Don't usually make posts but i really feel like this one deserves it.

I ordered a bottle of this juice from Louis Kzor last week and since it arrived i havent been able to put it down, which is quite a big thing for me. 

Flavour is truly on point with nice refreshing lime and just the right amount of ice to round it off.

I definitely recommend it to anyone who is contemplating trying it. 

A big thank you to Mr Kzor himself for this bottle of tasty goodness. 

Thanks you sir and Blimey its gooooood!

Reactions: Like 3 | Agree 1 | Winner 10 | Thanks 1


----------



## KZOR (8/10/20)

Thanks for the feedback @CJD . Nice to hear that you enjoying it.

Reactions: Like 2 | Winner 5


----------



## Marechal (8/10/20)

Anxiously waiting for my 2 bottels to arrive, also ordered last week, but Postnet decided it wasn't steeped enough. it's stuck in Bloemfontein nou for 3 days

Reactions: Funny 5


----------



## Marcelle Brand (8/10/20)

This Blimey is refreshing AF, absolute killer juice @KZOR!!! 

Honestly I am not a big lime fan tried some lime juices and never liked them until I tried Blimey!
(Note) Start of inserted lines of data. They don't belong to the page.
# peterropac/Aegolius

Measured on AMD Instinct MI355X. Metric: Mpoints/sec SDF eval, 1024^3 grid, 10-prim smooth-union tree, higher is better.
Workload: dtype f32

## Files before the change

### aegolius_amd/_engine.py

```python
import atexit
import contextlib
import ctypes
import importlib.util
import os
import sys
import threading

import numpy as np

_HERE = os.path.dirname(os.path.abspath(__file__))
LIB_PATH = os.path.join(_HERE, "libsdfk.so")

MODE_AUTO, MODE_INTERPRET, MODE_SPECIALIZED, MODE_NOCULL = 0, 1, 2, 3
(FLAVOUR_PLAIN_ARRAY, FLAVOUR_PLAIN_GRID, FLAVOUR_TILE_ARRAY, FLAVOUR_TILE_GRID, FLAVOUR_TILE_MASK, FLAVOUR_ROWS_ARRAY,
 FLAVOUR_ROWS_GRID, FLAVOUR_ROWS_MASK, FLAVOUR_ROWS2D_ARRAY, FLAVOUR_ROWS2D_GRID, FLAVOUR_RAYS, FLAVOUR_OCCUPANCY) = range(12)
FLAVOUR_FLAGS = 0x100
FLAVOUR_XY = 0x200

_c = ctypes
_vp, _i64, _int, _sz = _c.c_void_p, _c.c_int64, _c.c_int, _c.c_size_t
_fp = _c.POINTER(_c.c_float)

SIGNATURES = {
    "sdfk_abi_version": (_int, []),
    "sdfk_device_count": (_int, []),
    "sdfk_last_error": (_c.c_char_p, []),
    "sdfk_program_create": (_vp, [_vp, _sz, _vp, _sz, _vp, _sz, _int]),
    "sdfk_program_destroy": (None, [_vp]),
    "sdfk_program_set_params": (_int, [_vp, _vp, _sz]),
    "sdfk_program_set_cull": (_int, [_vp, _vp, _sz, _vp]),
    "sdfk_program_source": (_c.c_char_p, [_vp]),
    "sdfk_program_compile_check": (_int, [_vp, _c.POINTER(_sz)]),
    "sdfk_program_chain_members": (_int, [_vp]),
    "sdfk_program_compile_flavour": (_int, [_vp, _int, _c.POINTER(_sz), _c.POINTER(_c.c_double)]),
    "sdfk_debug_compile_external": (_int, [_vp, _int, _c.POINTER(_sz)]),
    "sdfk_debug_jit_stats": (None, [_c.POINTER(_i64), _c.POINTER(_c.c_double)]),
    "sdfk_jit_drain": (None, []),
    "sdfk_jit_cancel": (None, []),
    "sdfk_debug_set_rtc_defs": (None, [_c.c_char_p]),
    "sdfk_eval_device": (_int, [_vp, _vp, _i64, _i64, _vp, _vp, _int]),
    "sdfk_eval_device_rows": (_int, [_vp, _vp, _i64, _i64, _i64, _vp, _vp, _int]),
    "sdfk_eval_device_rows2d": (_int, [_vp, _vp, _i64, _i64, _i64, _vp, _vp, _int]),
    "sdfk_eval_device_rows2d_xy": (_int, [_vp, _vp, _i64, _i64, _i64, _vp, _vp, _int]),
    "sdfk_debug_cells_stats": (None, [_int, _c.POINTER(_c.c_longlong)]),
    "sdfk_debug_rays_stats": (None, [_int, _c.POINTER(_c.c_longlong)]),
    "sdfk_eval_device_rows3d": (_int, [_vp, _vp, _i64, _i64, _i64, _i64, _i64, _vp, _vp, _int]),
    "sdfk_debug_row_masks": (_int, [_vp, _vp, _i64, _i64, _i64, _vp, _c.POINTER(_i64), _c.POINTER(_int), _vp]),
    "sdfk_eval_grid_sharded": (_int, [_vp, _vp, _i64, _vp, _i64, _vp, _i64, _int, _vp, _vp, _int]),
    "sdfk_eval_grid_sharded_device": (_int, [_vp, _vp, _i64, _vp, _i64, _vp, _i64, _int, _vp, _int, _vp, _int]),
    "sdfk_eval_device_aux": (_int, [_vp, _vp, _i64, _i64, _vp, _int, _i64, _vp, _vp, _int]),
    "sdfk_eval_grid_aux": (_int, [_vp, _vp, _i64, _vp, _i64, _vp, _i64, _i64, _i64, _vp, _int, _i64, _vp, _vp, _int]),
    "sdfk_field_min": (_int, [_vp, _i64, _c.POINTER(_c.c_float), _vp]),
    "sdfk_grid_box_average": (_int, [_vp, _i64, _i64, _i64, _int, _int, _int, _int, _vp, _vp]),
    "sdfk_grid_edge_detect": (_int, [_vp, _i64, _i64, _i64, _vp, _vp]),
# ... 114 lines not shown
        with _lock:
            if _lib is None:
                if not os.path.exists(LIB_PATH):
                    raise SdfkError(
                        "aegolius_amd: %s is missing - build it with "
                        "`python -c 'import __graft_entry__ as g; g.build()'` (needs hipcc, gfx950). "
                        "There is no CPU path." % LIB_PATH)
                _share_torch_hip_runtime()
                handle = ctypes.CDLL(LIB_PATH)
                for name, (res, args) in SIGNATURES.items():
                    fn = getattr(handle, name)
                    fn.restype, fn.argtypes = res, args
                if handle.sdfk_abi_version() != 1:
                    raise SdfkError("libsdfk.so ABI version mismatch")
                atexit.register(handle.sdfk_jit_cancel)
                _lib = handle
    return _lib


def last_error():
    msg = lib().sdfk_last_error()
    return msg.decode("utf-8", "replace") if msg else ""


def check(rc, what):
    if rc != 0:
        raise SdfkError("%s failed (%d): %s" % (what, rc, last_error()))


def device_count():
# ... 581 lines not shown
```

### aegolius_amd/csrc/sdfk.hip

```cpp
#include <hip/hip_runtime.h>
#include <hip/hiprtc.h>

#include <chrono>
#include <algorithm>
#include <atomic>
#include <cmath>
#include <condition_variable>
#include <cstdio>
#include <cstdlib>
#include <cstring>
#include <deque>
#include <functional>
#include <map>
#include <memory>
#include <mutex>
#include <thread>
#include <string>
#include <vector>
#include <dirent.h>
#include <dlfcn.h>
#include <fcntl.h>
#include <signal.h>
#include <spawn.h>
#include <sys/wait.h>
// ... 1053 lines not shown
    if (e->state == 0) {
        e->state = 1;
        lk.unlock();
        const std::string src = make_source();
        if (wait || !rtc_helper_available()) {
            code_build(e, src, rwb);
        } else {
            g_builds.post([e, src, rwb] { code_build(e, src, rwb, true); });
        }
        return e;
    }
    if (wait) e->cv.wait(lk, [&] { return e->state != 1; });
    return e;
}
static std::string flavour_key(const sdfk_program* p, int flavour, int rwb, int with_flags = 0) {
    return p->key + "|f" + std::to_string(flavour) + ((with_flags & 1) ? "s" : "") + ((with_flags & 2) ? "x" : "") + "|" + rtc_option_key(rwb);
}
static std::string flavour_source(const sdfk_program* p, int flavour, int with_flags = 0) {
    return std::string((with_flags & 1) ? "#define SDFK_FLAGS 1\n" : "") + ((with_flags & 2) ? "#define SDFK_XY 1\n" : "") +
           sdfk_generate_source(g_ops, SDFK_OP_COUNT, p->code.data(), p->code.size() / 2, p->result_reg, p->sites, flavour,
                                &p->sites_all);
}

extern "C" int sdfk_program_chain_members(const sdfk_program* p) {
    return p && p->chain_mode ? p->chain_members : 0;
}
extern "C" int sdfk_program_compile_check(sdfk_program* p, size_t* code_size) {
    if (!p) return fail(-1, "null program");
    size_t total = 0;
    const int rwb = rows_geo(p);
    for (int f = 0; f < SDFK_FL_COUNT; ++f) {
        if (f == SDFK_FL_RAYS) continue;
        if (f == SDFK_FL_OCCUPANCY) continue;
        if (p->sites.empty() && f != SDFK_FL_PLAIN_ARRAY && f != SDFK_FL_PLAIN_GRID) continue;
// ... 310 lines not shown
            g_cells_stats[6] = (long long)all; g_cells_stats[7] = (long long)empty;
        }
        if (trace) fprintf(stderr, "[sdfk cells] %d members: fine %ux%ux%u = %llu cells (2^%u planes x 2^%u blocks x 2^%u windows), coarse %llu; pool %u of %llu entries; "
                "fine lists: mean %.1f max %llu, %llu without a list, %llu empty\n", p->chain_members, fine.ncx, fine.ncy, fine.ncz, nf, fine.lx, fine.ly, fine.lz, nc,
                head, cap, (double)sum / (double)std::max<unsigned long long>(1, nf - all - empty), mx, all, empty);
    }
    out->lv = fine;
    out->sph = b + o_fsph;
    out->span = b + o_fspan;
    out->cand = b + o_pool;
    out->enabled = 1u;
    out->ncells = (unsigned)nf;
    return 0;
}
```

Wish i dicovered this juice way earlier. 

I contacted @KZOR earlier this week and asked if it would be possible to make them in 100ml 12mg as I only MTL and within 2hours they were ready to collect…customer service at its best and an absolute legend of a gentle men. 

On a side note…I have tried the custard and twakkie and all I can say is that all of @KZOR’s juices is on point, best I had in a long time. 

Thank you Kind Sir for these well crafted juices, I will be ordering from you monthly going forward so please stock up on nic

Reactions: Like 1 | Winner 5 | Thanks 1


----------



## CJD (8/10/20)

Marechal said:


> Anxiously waiting for my 2 bottels to arrive, also ordered last week, but Postnet decided it wasn't steeped enough. it's stuck in Bloemfontein nou for 3 days
> 
> View attachment 210232



It will definitely be worth the wait

Reactions: Like 2


----------



## CJD (8/10/20)

Marcelle Brand said:


> This Blimey is refreshing AF, absolute killer juice @KZOR!!!
> 
> Honestly I am not a big lime fan tried some lime juices and never liked them until I tried Blimey! Wish i dicovered this juice way earlier.
> 
> ...


Will need to give the custard a bash!

Reactions: Like 2


----------



## Marcelle Brand (8/10/20)

CJD said:


> Will need to give the custard a bash!


Its really good bud you wont regret it…I am trying to steep this juice but its really difficult because its so damn good​

Reactions: Like 4


----------



## Scouse45 (8/10/20)

Marcelle Brand said:


> This Blimey is refreshing AF, absolute killer juice @KZOR!!!
> 
> Honestly I am not a big lime fan tried some lime juices and never liked them until I tried Blimey! Wish i dicovered this juice way earlier.
> 
> ...


I’m gonna need some 12mg soon meneer @KZOR

Reactions: Like 1 | Winner 4


----------



## Cornelius (9/10/20)

Opened my second bottle last night. I can't put it down!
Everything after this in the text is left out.